### THE DATA ###

template <typename WT>
__global__ __launch_bounds__(256) void tp_ffn_kernel(const void* __restrict__ W1_, const long long* __restrict__ racc,
                                                     const float* __restrict__ gbb,
                                                     const unsigned* __restrict__ epoch, const void* __restrict__ W2_,
                                                     const TpFfnArgs a) {
  constexpr int VEC = Vec16<WT>::N;
  constexpr int KCH = TP_D / (64 * VEC);
  constexpr int FCH = TP_HID / (8 * VEC);
  __shared__ __attribute__((aligned(16))) float xs[TP_D];
  __shared__ float red[8];
  __shared__ __attribute__((aligned(16))) float hs[TP_HID];
  const int tid = threadIdx.x, lane = tid & 63, wave = tid >> 6;
  const int x = blockIdx.x & (TP_X - 1), i = blockIdx.x >> 3;
  const unsigned tag = *epoch;
  const WT* __restrict__ W1 = reinterpret_cast<const WT*>(W1_);
  const int row0 = TP_HID * x + 16 * i + 4 * wave;

  TpRowLoads rl;
  tp_row_issue<false>(rl, nullptr, racc, gbb, tid);
  TP_STAMP(1, 0);
  vx_u32x4 w1[4][KCH];
#pragma unroll
  for (int r = 0; r < 4; ++r)
#pragma unroll
    for (int c = 0; c < KCH; ++c) tp_ld16w(w1[r][c], W1 + (size_t)(row0 + r) * TP_D + (c * 64 + lane) * VEC);
  float e_b1;
  {
    const float* bp = a.b1;
    asm volatile("" : "+s"(bp));
    tp_ld4f(e_b1, bp + row0 + min(lane, 3));
  }
  unsigned long long carry_ll;
  float bo;
  asm volatile("global_load_dwordx2 %0, %1, off" : "=v"(carry_ll) : "v"(racc + 32 * i + (tid >> 3)) : "memory");
  tp_ld4f(bo, a.acc.bias + 32 * i + (tid >> 3));
  vx_u32x4 w2[FCH];
  auto tp_stage2 = [&]() {
    const uint4* wb = reinterpret_cast<const uint4*>(W2_) + (size_t)(x * TP_WG + i) * FCH * 256;
#pragma unroll
    for (int m = 0; m < FCH; ++m) tp_ld16w(w2[m], wb + m * 256 + tid);
  };
  tp_stage2();
  tp_row_wait<false, 4 * KCH + 3 + FCH>(rl);
  TP_STAMP(1, 7);
  tp_row_norm<false>(rl, xs, red, tid);
  TP_STAMP(1, 1);
  {
    float xr[KCH][VEC];
    tp_row_read<KCH, VEC>(xs, lane, xr);
    float acc[4];
#pragma unroll
    for (int r = 0; r < 4; ++r) {
      uint4 wr[KCH];
#pragma unroll
      for (int c = 0; c < KCH; ++c) { tp_wait<3 + FCH>(w1[r][c]); wr[c] = tp_u4(w1[r][c]); }
      acc[r] = wave_sum_dpp(tp_dot<WT, KCH>(wr, xr));
    }
    tp_wait<2 + FCH>(e_b1);
    if (lane < 4) {
      const float v = (lane == 0 ? acc[0] : lane == 1 ? acc[1] : lane == 2 ? acc[2] : acc[3]) + e_b1;
      gran_store(a.gh + (size_t)x * TP_HID + 16 * i + 4 * wave + lane, fmaxf(v, 0.f), tag);
    }
  }
  TP_STAMP(1, 2);
  {
    float hv[2];
    gran_gather<2>(a.gh + (size_t)x * TP_HID, TP_HID, tag, hv, a.err, 3u);
    hs[tid] = hv[0]; hs[tid + 256] = hv[1];
  }
#pragma unroll
  for (int m = 0; m < FCH; ++m) tp_wait<0>(w2[m]);
  asm volatile("" : "+v"(carry_ll), "+v"(bo));
  TP_STAMP(1, 3);
  __syncthreads();
  {
    float s = 0.f;
#pragma unroll
    for (int m = 0; m < FCH; ++m) {
      float wf[VEC];
      unpack<WT>(tp_u4(w2[m]), wf);
      const float* hp = hs + ((tid & 7) + 8 * m) * VEC;
#pragma unroll
      for (int c = 0; c < VEC; ++c) s = fmaf(wf[c], hp[c], s);
    }
    s = group8_sum_dpp(s);
    tp_acc_tail<false>(a.acc, s, (tid & 7) == 0, 32 * i + (tid >> 3), x == 0, tid, carry_ll, 0.f, bo);
  }
  TP_STAMP(1, 4);
}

###

> **DIRECTIONS FOR THIS TASK**
Collect every line from the records above that contains the word "void".

> **RESPONSE**
__global__ __launch_bounds__(256) void tp_ffn_kernel(const void* __restrict__ W1_, const long long* __restrict__ racc,
                                                     const unsigned* __restrict__ epoch, const void* __restrict__ W2_,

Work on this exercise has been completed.